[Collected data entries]
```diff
+        im = __ballot(v_own <= -2);
+        if (lane == 0) {
+            wn[tid >> 6][0] = __popcll(am);
+            wn[tid >> 6][1] = __popcll(im);
+        }
+    }
+    auto arm = [&]() {
+        for (int i = tid; i < NB * ROW; i += NT) bank[i] = NND_EMPTY_SLOT;
+        for (int i = tid; i < NBANK; i += NT) cnt[i] = 0;
+        if (tid == 0) any_ovf = 0;
+    };
+    if constexpr (WIDE) arm();
+    __syncthreads();
+    const int n_act = wn[0][0] + wn[1][0], n_off = wn[0][1] + wn[1][1];
+    if (tid < NB) {
+        const uint64_t below = (1ull << lane) - 1ull;
+        const int w = tid >> 6;
+        if (v_own >= 0) lst[(w ? wn[0][0] : 0) + __popcll(am & below)] = (uint8_t)tid;
+        else if (v_own <= -2) lst[NB - 1 - ((w ? wn[0][1] : 0) + __popcll(im & below))] = (uint8_t)tid;
+    }
+    if constexpr (!WIDE)
+        if (n_act) arm();
+    __syncthreads();
+    for (int a = tid >> 4; a < n_off; a += NT / 16) {
+        const int64_t vi = -2 - vtx[lst[NB - 1 - a]];
+        for (int q = tid & 15; q < mcp; q += 16) cand[vi * 2 * mcp + q] = -1;
+    }
+    if (n_act == 0) return;
     uint32_t pre_e = NND_EMPTY_E;
-    {
-        const int32_t v0 = vtx[grp];
-        if (v0 >= 0 && j < k) pre_e = knn_e[(int64_t)v0 * ks + j];
-    }
+    if (grp < n_act && j < k) pre_e = knn_e[(int64_t)vtx[lst[grp]] * ks + j];
     rv_each_record(ib, b, tid, NT, [&](uint32_t w, uint32_t m) {
         const uint32_t bk = WIDE ? (m & 0x7FFFu) : ((m & 0x7FFFu) * 2 + (m >> 15));
         const uint32_t sl = atomicAdd(&cnt[bk], 1u);
@@ -850,19 +874,16 @@
         __syncthreads();
     }
     uint64_t *sk = skey[grp];
+    const int rounds = (n_act + NG - 1) / NG;
 #pragma unroll 1
-    for (int r = 0; r < PER; r++) {
-        const int tl = r * NG + grp;
-        const int32_t v = vtx[tl];
-        const bool act = v >= 0;
+    for (int r = 0; r < rounds; r++) {
+        const int a = r * NG + grp;
+        const bool act = a < n_act;
+        const int tl = act ? (int)lst[a] : 0;
+        const int32_t v = act ? vtx[tl] : 0;
         const uint32_t e = pre_e;
         pre_e = NND_EMPTY_E;
-        if (r + 1 < PER) {
-            const int32_t vn = vtx[tl + NG];
-            if (vn >= 0 && j < k) pre_e = knn_e[(int64_t)vn * ks + j];
-        }
-        if (v <= -2)
-            for (int q = j; q < mcp; q += LW) cand[(int64_t)(-2 - v) * 2 * mcp + q] = -1;
+        if (a + NG < n_act && j < k) pre_e = knn_e[(int64_t)vtx[lst[a + NG]] * ks + j];
         if (!__ballot(act)) continue;
         uint32_t rwo[NRC], rwn[NRC];
 #pragma unroll
@@ -876,9 +897,9 @@
         continue;
 #endif
         if constexpr (LW == 32)
-            nnd_select_half<WIDE>(knn_e, k, ks, mc, mcp, it_seed, cand, act ? (int64_t)v : 0, act, e, rwo[0], rwn[0], (uint64_t(*)[64])sk, j, gb);
+            nnd_select_half<WIDE>(knn_e, k, ks, mc, mcp, it_seed, cand, (int64_t)v, act, e, rwo[0], rwn[0], (uint64_t(*)[64])sk, j, gb);
         else
-            nnd_select_group<WIDE, LW, NRC>(knn_e, k, ks, mc, mcp, it_seed, cand, act ? (int64_t)v : 0, act, e, rwo, rwn, sk, j, gb);
+            nnd_select_group<WIDE, LW, NRC>(knn_e, k, ks, mc, mcp, it_seed, cand, (int64_t)v, act, e, rwo, rwn, sk, j, gb);
     }
 }
 
```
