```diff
@@ -639,15 +723,15 @@
     }
     if (eq_out) {
       const fe_t eo = eq_out[g];
-      f[0] = fe_mul<S>(f[0], eo);
-      f[1] = fe_mul<S>(f[1], eo);
-    }
-    acc[0] = fe_add<S>(acc[0], f[0]);
-    acc[1] = fe_add<S>(acc[1], f[1]);
-  }
-  acc[0] = wave_sum(acc[0]);
-  acc[1] = wave_sum(acc[1]);
-  if (threadIdx.x == 0) emit_partials<2>(acc, nullptr, mapped, seq);
+#pragma unroll
+      for (int a = 0; a < NACC; ++a) f[a] = fe_mul<S>(f[a], eo);
+    }
+#pragma unroll
+    for (int a = 0; a < NACC; ++a) acc[a] = fe_add<S>(acc[a], f[a]);
+  }
+#pragma unroll
+  for (int a = 0; a < NACC; ++a) acc[a] = wave_sum(acc[a]);
+  if (threadIdx.x == 0) emit_partials<NACC>(acc, nullptr, mapped, seq);
 }
 
 __global__ void __launch_bounds__(256) k_eval_quad(const fe_t* __restrict__ A, const fe_t* __restrict__ B, size_t half, size_t len, size_t hiA, size_t hiB,
```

_Brief_
Copy each entry exactly, leaving every line as it is.

_The answer_
```diff
+        im = __ballot(v_own <= -2);
+        if (lane == 0) {
+            wn[tid >> 6][0] = __popcll(am);
+            wn[tid >> 6][1] = __popcll(im);
+        }
+    }
+    auto arm = [&]() {
+        for (int i = tid; i < NB * ROW; i += NT) bank[i] = NND_EMPTY_SLOT;
+        for (int i = tid; i < NBANK; i += NT) cnt[i] = 0;
+        if (tid == 0) any_ovf = 0;
+    };
+    if constexpr (WIDE) arm();
+    __syncthreads();
+    const int n_act = wn[0][0] + wn[1][0], n_off = wn[0][1] + wn[1][1];
+    if (tid < NB) {
+        const uint64_t below = (1ull << lane) - 1ull;
+        const int w = tid >> 6;
+        if (v_own >= 0) lst[(w ? wn[0][0] : 0) + __popcll(am & below)] = (uint8_t)tid;
+        else if (v_own <= -2) lst[NB - 1 - ((w ? wn[0][1] : 0) + __popcll(im & below))] = (uint8_t)tid;
+    }
+    if constexpr (!WIDE)
+        if (n_act) arm();
+    __syncthreads();
+    for (int a = tid >> 4; a < n_off; a += NT / 16) {
+        const int64_t vi = -2 - vtx[lst[NB - 1 - a]];
+        for (int q = tid & 15; q < mcp; q += 16) cand[vi * 2 * mcp + q] = -1;
+    }
+    if (n_act == 0) return;
     uint32_t pre_e = NND_EMPTY_E;
-    {
-        const int32_t v0 = vtx[grp];
-        if (v0 >= 0 && j < k) pre_e = knn_e[(int64_t)v0 * ks + j];
-    }
+    if (grp < n_act && j < k) pre_e = knn_e[(int64_t)vtx[lst[grp]] * ks + j];
     rv_each_record(ib, b, tid, NT, [&](uint32_t w, uint32_t m) {
         const uint32_t bk = WIDE ? (m & 0x7FFFu) : ((m & 0x7FFFu) * 2 + (m >> 15));
         const uint32_t sl = atomicAdd(&cnt[bk], 1u);
@@ -850,19 +874,16 @@
         __syncthreads();
     }
     uint64_t *sk = skey[grp];
+    const int rounds = (n_act + NG - 1) / NG;
 #pragma unroll 1
-    for (int r = 0; r < PER; r++) {
-        const int tl = r * NG + grp;
-        const int32_t v = vtx[tl];
-        const bool act = v >= 0;
+    for (int r = 0; r < rounds; r++) {
+        const int a = r * NG + grp;
+        const bool act = a < n_act;
+        const int tl = act ? (int)lst[a] : 0;
+        const int32_t v = act ? vtx[tl] : 0;
         const uint32_t e = pre_e;
         pre_e = NND_EMPTY_E;
-        if (r + 1 < PER) {
-            const int32_t vn = vtx[tl + NG];
-            if (vn >= 0 && j < k) pre_e = knn_e[(int64_t)vn * ks + j];
-        }
-        if (v <= -2)
-            for (int q = j; q < mcp; q += LW) cand[(int64_t)(-2 - v) * 2 * mcp + q] = -1;
+        if (a + NG < n_act && j < k) pre_e = knn_e[(int64_t)vtx[lst[a + NG]] * ks + j];
         if (!__ballot(act)) continue;
         uint32_t rwo[NRC], rwn[NRC];
 #pragma unroll
@@ -876,9 +897,9 @@
         continue;
 #endif
         if constexpr (LW == 32)
-            nnd_select_half<WIDE>(knn_e, k, ks, mc, mcp, it_seed, cand, act ? (int64_t)v : 0, act, e, rwo[0], rwn[0], (uint64_t(*)[64])sk, j, gb);
+            nnd_select_half<WIDE>(knn_e, k, ks, mc, mcp, it_seed, cand, (int64_t)v, act, e, rwo[0], rwn[0], (uint64_t(*)[64])sk, j, gb);
         else
-            nnd_select_group<WIDE, LW, NRC>(knn_e, k, ks, mc, mcp, it_seed, cand, act ? (int64_t)v : 0, act, e, rwo, rwn, sk, j, gb);
+            nnd_select_group<WIDE, LW, NRC>(knn_e, k, ks, mc, mcp, it_seed, cand, (int64_t)v, act, e, rwo, rwn, sk, j, gb);
     }
 }
 
```
```diff
@@ -639,15 +723,15 @@
     }
     if (eq_out) {
       const fe_t eo = eq_out[g];
-      f[0] = fe_mul<S>(f[0], eo);
-      f[1] = fe_mul<S>(f[1], eo);
-    }
-    acc[0] = fe_add<S>(acc[0], f[0]);
-    acc[1] = fe_add<S>(acc[1], f[1]);
-  }
-  acc[0] = wave_sum(acc[0]);
-  acc[1] = wave_sum(acc[1]);
-  if (threadIdx.x == 0) emit_partials<2>(acc, nullptr, mapped, seq);
+#pragma unroll
+      for (int a = 0; a < NACC; ++a) f[a] = fe_mul<S>(f[a], eo);
+    }
+#pragma unroll
+    for (int a = 0; a < NACC; ++a) acc[a] = fe_add<S>(acc[a], f[a]);
+  }
+#pragma unroll
+  for (int a = 0; a < NACC; ++a) acc[a] = wave_sum(acc[a]);
+  if (threadIdx.x == 0) emit_partials<NACC>(acc, nullptr, mapped, seq);
 }
 
 __global__ void __launch_bounds__(256) k_eval_quad(const fe_t* __restrict__ A, const fe_t* __restrict__ B, size_t half, size_t len, size_t hiA, size_t hiB,
```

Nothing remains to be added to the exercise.